*** Begin section ***

@@ -87,8 +69,10 @@
       if (i >= n) continue;
       if (std::is_floating_point<T>::value && v[u] != v[u]) { st.nans++; continue; }
       const unsigned long long k = make_key<T>(v[u], descending);
-      __builtin_nontemporal_store(k, &keys[i]);
-      __builtin_nontemporal_store((unsigned)i, &rows[i]);
+      if (keys) {
+        __builtin_nontemporal_store(k, &keys[i]);
+        __builtin_nontemporal_store((unsigned)i, &rows[i]);
+      }
       st.add(k);
     }
   }
@@ -103,7 +87,7 @@
 
 
 template <typename T>
-int sort_by_column(ah_ctx* c, SortBuffers& b, const void* values, const uint8_t* valid, int64_t off, int64_t n, int descending,
+int sort_by_column(ah_ctx* c, SortBuffers& b, int type, const void* values, const uint8_t* valid, int64_t off, int64_t n, int descending,
                    int nulls_at_start, const unsigned* rows_in) {
   const int64_t ntiles = ah_ceil_div(n, (int64_t)kTile * tiles_per_block(n));
   int rc;
@@ -111,9 +95,12 @@
   int64_t rest_lo = 0, rest_n = 0;
   unsigned long long k_and = ~0ull, k_or = 0, kmin = ~0ull, kmax = 0;
   bool have_stats = false;
+  bool pairs_stored = true;
+  unsigned pgrid = 0;
   if (valid == nullptr && rows_in == nullptr && n >= ((int64_t)1 << 20)) {
-    const unsigned pgrid = std::min(ah_stream_grid(c, ah_ceil_div(n, (int64_t)kBlock * 4), 8), (unsigned)kAndOrGrid);
-    pairs_kernel<T><<<pgrid, kBlock, 0, c->stream>>>((const T*)values, n, descending, b.ka, b.ra, b.andor);
+    pgrid = std::min(ah_stream_grid(c, ah_ceil_div(n, (int64_t)kBlock * 4), 8), (unsigned)kAndOrGrid);
+    pairs_stored = !(sizeof(T) >= 4 && c->opt_sort_msd && ah_sort_msd_temp_bytes(n) != 0);
+    pairs_kernel<T><<<pgrid, kBlock, 0, c->stream>>>((const T*)values, n, descending, pairs_stored ? b.ka : nullptr, b.ra, b.andor);
     AH_LAUNCH_CHECK(c);
     std::vector<unsigned long long> parts((size_t)pgrid * 5);
     AH_HIP(c, hipMemcpyAsync(parts.data(), b.andor, parts.size() * 8, hipMemcpyDeviceToHost, c->stream));
@@ -129,6 +116,7 @@
   }
   if (!have_stats) {
     if ((rc = radix_pass(c, col, n, b.hist, b.offs, b.ka, b.ra)) != AH_OK) return rc;
+    pairs_stored = true;
     unsigned ends[3];
     for (int d = 0; d < 3; d++)
       AH_HIP(c, hipMemcpyAsync(&c->pinned[d], b.offs + ((int64_t)d + 1) * ntiles - 1, 4, hipMemcpyDeviceToHost, c->stream));
@@ -159,14 +147,20 @@
     bool done = false;
     if (rows_in == nullptr && nvar >= 4 && c->opt_sort_msd) {
       int used = -1;
-      if ((rc = ah_sort_rest_msd(c, kcur, rcur, kalt, ralt, rest_n, varying, kmin, kmax, std::is_floating_point<T>::value ? (int)sizeof(T) : 0, descending, b.msd_tmp,
+      if ((rc = ah_sort_rest_msd(c, kcur, rcur, pairs_stored ? nullptr : values, type, kalt, ralt, rest_n, varying, kmin, kmax, std::is_floating_point<T>::value ? (int)sizeof(T) : 0, descending, b.msd_tmp,
                                  (unsigned long long*)(rest_n == n ? b.final_out : nullptr), &used)) != AH_OK) return rc;
       if (used > 0) {
         done = true;
         b.emitted = rest_n == n && b.final_out != nullptr;
       } else if (used == 0 && b.msd_tmp && ah_sort_msd_temp_bytes(rest_n) != 0) {
         if ((rc = radix_pass(c, col, n, b.hist, b.offs, b.ka, b.ra)) != AH_OK) return rc;
+        pairs_stored = true;
       }
+    }
+    if (!done && !pairs_stored) {
+      pairs_kernel<T><<<pgrid, kBlock, 0, c->stream>>>((const T*)values, n, descending, b.ka, b.ra, b.andor);
+      AH_LAUNCH_CHECK(c);
+      pairs_stored = true;
     }
     for (int by = 0; !done && by < (int)sizeof(T); by++) {
       if (((varying >> (8 * by)) & 0xFFull) == 0) continue;
@@ -182,7 +176,7 @@
 
 int sort_dispatch(ah_ctx* c, SortBuffers& b, const SortCol& k, int64_t n, const unsigned* rows_in) {
   switch (k.type) {
-#define AH_SORT(ID, T) case ID: return sort_by_column<T>(c, b, k.values, k.valid, k.off, n, k.descending, k.nulls_at_start, rows_in);
+#define AH_SORT(ID, T) case ID: return sort_by_column<T>(c, b, ID, k.values, k.valid, k.off, n, k.descending, k.nulls_at_start, rows_in);
     AH_SORT(AH_UINT8, uint8_t) AH_SORT(AH_INT8, int8_t) AH_SORT(AH_UINT16, uint16_t) AH_SORT(AH_INT16, int16_t)
     AH_SORT(AH_UINT32, uint32_t) AH_SORT(AH_INT32, int32_t) AH_SORT(AH_UINT64, uint64_t) AH_SORT(AH_INT64, int64_t)
     AH_SORT(AH_FLOAT32, float) AH_SORT(AH_FLOAT64, double)
diff --git a/arrow_go_amd/csrc/ah_sort_key.h b/arrow_go_amd/csrc/ah_sort_key.h
--- /dev/null
+++ b/arrow_go_amd/csrc/ah_sort_key.h
@@ -0,0 +1,26 @@
+#pragma once
+#include <type_traits>
+#include "ah_common.h"
+
+namespace {
+
+template <typename T>
+__device__ __forceinline__ unsigned long long make_key(T v, bool descending) {
+  using U = typename std::make_unsigned<typename std::conditional<std::is_floating_point<T>::value,
+                                                                    typename std::conditional<sizeof(T) == 4, int, long long>::type, T>::type>::type;
+  constexpr U sign = (U)1 << (sizeof(T) * 8 - 1);
+  U k;
+  if constexpr (std::is_floating_point<T>::value) {
+    if (v == (T)0) v = (T)0;
+    U b = __builtin_bit_cast(U, v);
+    k = (b & sign) ? (U)~b : (U)(b | sign);
+  } else if constexpr (std::is_signed<T>::value) {
+    k = (U)v ^ sign;
+  } else {
+    k = (U)v;
+  }
+  if (descending) k = (U)~k;
+  return (unsigned long long)k;
+}
+
+}
diff --git a/arrow_go_amd/csrc/ah_sort_msd.hip b/arrow_go_amd/csrc/ah_sort_msd.hip
--- a/arrow_go_amd/csrc/ah_sort_msd.hip
+++ b/arrow_go_amd/csrc/ah_sort_msd.hip
@@ -1,8 +1,20 @@
 #include "ah_common.h"
 #include "ah_bins.h"
 #include "ah_msd.h"
+#include "ah_sort_key.h"
 
 namespace {
+
+struct StoredKeys {
+  const unsigned long long* keys;
+  __device__ __forceinline__ unsigned long long key(int64_t i) const { return __builtin_nontemporal_load(&keys[i]); }
+};
+template <typename T>
+struct ColumnKeys {
+  const T* values;
+  int descending;
+  __device__ __forceinline__ unsigned long long key(int64_t i) const { return make_key<T>(__builtin_nontemporal_load(&values[i]), descending); }
+};
 
 constexpr int kLocalMax = 512;
 constexpr int kBigMax = 8192, kBigList = 1024;
@@ -31,12 +43,13 @@
 constexpr int kSplit = 4096;
 constexpr int64_t kSample = (int64_t)1 << 18;
 
-__global__ __launch_bounds__(256) void ms_sample_kernel(const unsigned long long* __restrict__ keys, int64_t n, int64_t stride, int64_t count, MsMap m,
+template <typename SRC>
+__global__ __launch_bounds__(256) void ms_sample_kernel(SRC src, int64_t n, int64_t stride, int64_t count, MsMap m,
                                                          unsigned long long* __restrict__ sample, unsigned* __restrict__ sample_rows) {
   const int64_t j = (int64_t)blockIdx.x * 256 + threadIdx.x;
   if (j >= count) return;
   const int64_t i = j * stride;
-  sample[j] = i < n ? (keys[i] & m.mask) << m.lshift : ~0ull;
+  sample[j] = i < n ? (src.key(i) & m.mask) << m.lshift : ~0ull;
   sample_rows[j] = (unsigned)j;
 }
 struct MsPoints {
@@ -81,7 +94,8 @@
   guide[c] = (unsigned short)lo;
 }
 
-__global__ __launch_bounds__(kThreads) void ms_bucket_kernel(const unsigned long long* __restrict__ keys, int64_t n, MsMap m, MsPoints p,
+template <typename SRC>
+__global__ __launch_bounds__(kThreads) void ms_bucket_kernel(SRC src, int64_t n, MsMap m, MsPoints p,
                                                          const unsigned long long* __restrict__ split, const unsigned* __restrict__ flags,
                                                          const unsigned short* __restrict__ guide, unsigned per, unsigned* __restrict__ bucket) {
   __shared__ unsigned long long s_s[kSplit + 1];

*** End section ***

= WHAT YOU HAVE TO DO =
Set down, exactly and in full, the lines from the one containing "const T* values;" through the end of the entries; no other line belongs.

= THE COMPLETED TASK =
+  const T* values;
+  int descending;
+  __device__ __forceinline__ unsigned long long key(int64_t i) const { return make_key<T>(__builtin_nontemporal_load(&values[i]), descending); }
+};
 
 constexpr int kLocalMax = 512;
 constexpr int kBigMax = 8192, kBigList = 1024;
@@ -31,12 +43,13 @@
 constexpr int kSplit = 4096;
 constexpr int64_t kSample = (int64_t)1 << 18;
 
-__global__ __launch_bounds__(256) void ms_sample_kernel(const unsigned long long* __restrict__ keys, int64_t n, int64_t stride, int64_t count, MsMap m,
+template <typename SRC>
+__global__ __launch_bounds__(256) void ms_sample_kernel(SRC src, int64_t n, int64_t stride, int64_t count, MsMap m,
                                                          unsigned long long* __restrict__ sample, unsigned* __restrict__ sample_rows) {
   const int64_t j = (int64_t)blockIdx.x * 256 + threadIdx.x;
   if (j >= count) return;
   const int64_t i = j * stride;
-  sample[j] = i < n ? (keys[i] & m.mask) << m.lshift : ~0ull;
+  sample[j] = i < n ? (src.key(i) & m.mask) << m.lshift : ~0ull;
   sample_rows[j] = (unsigned)j;
 }
 struct MsPoints {
@@ -81,7 +94,8 @@
   guide[c] = (unsigned short)lo;
 }
 
-__global__ __launch_bounds__(kThreads) void ms_bucket_kernel(const unsigned long long* __restrict__ keys, int64_t n, MsMap m, MsPoints p,
+template <typename SRC>
+__global__ __launch_bounds__(kThreads) void ms_bucket_kernel(SRC src, int64_t n, MsMap m, MsPoints p,
                                                          const unsigned long long* __restrict__ split, const unsigned* __restrict__ flags,
                                                          const unsigned short* __restrict__ guide, unsigned per, unsigned* __restrict__ bucket) {
   __shared__ unsigned long long s_s[kSplit + 1];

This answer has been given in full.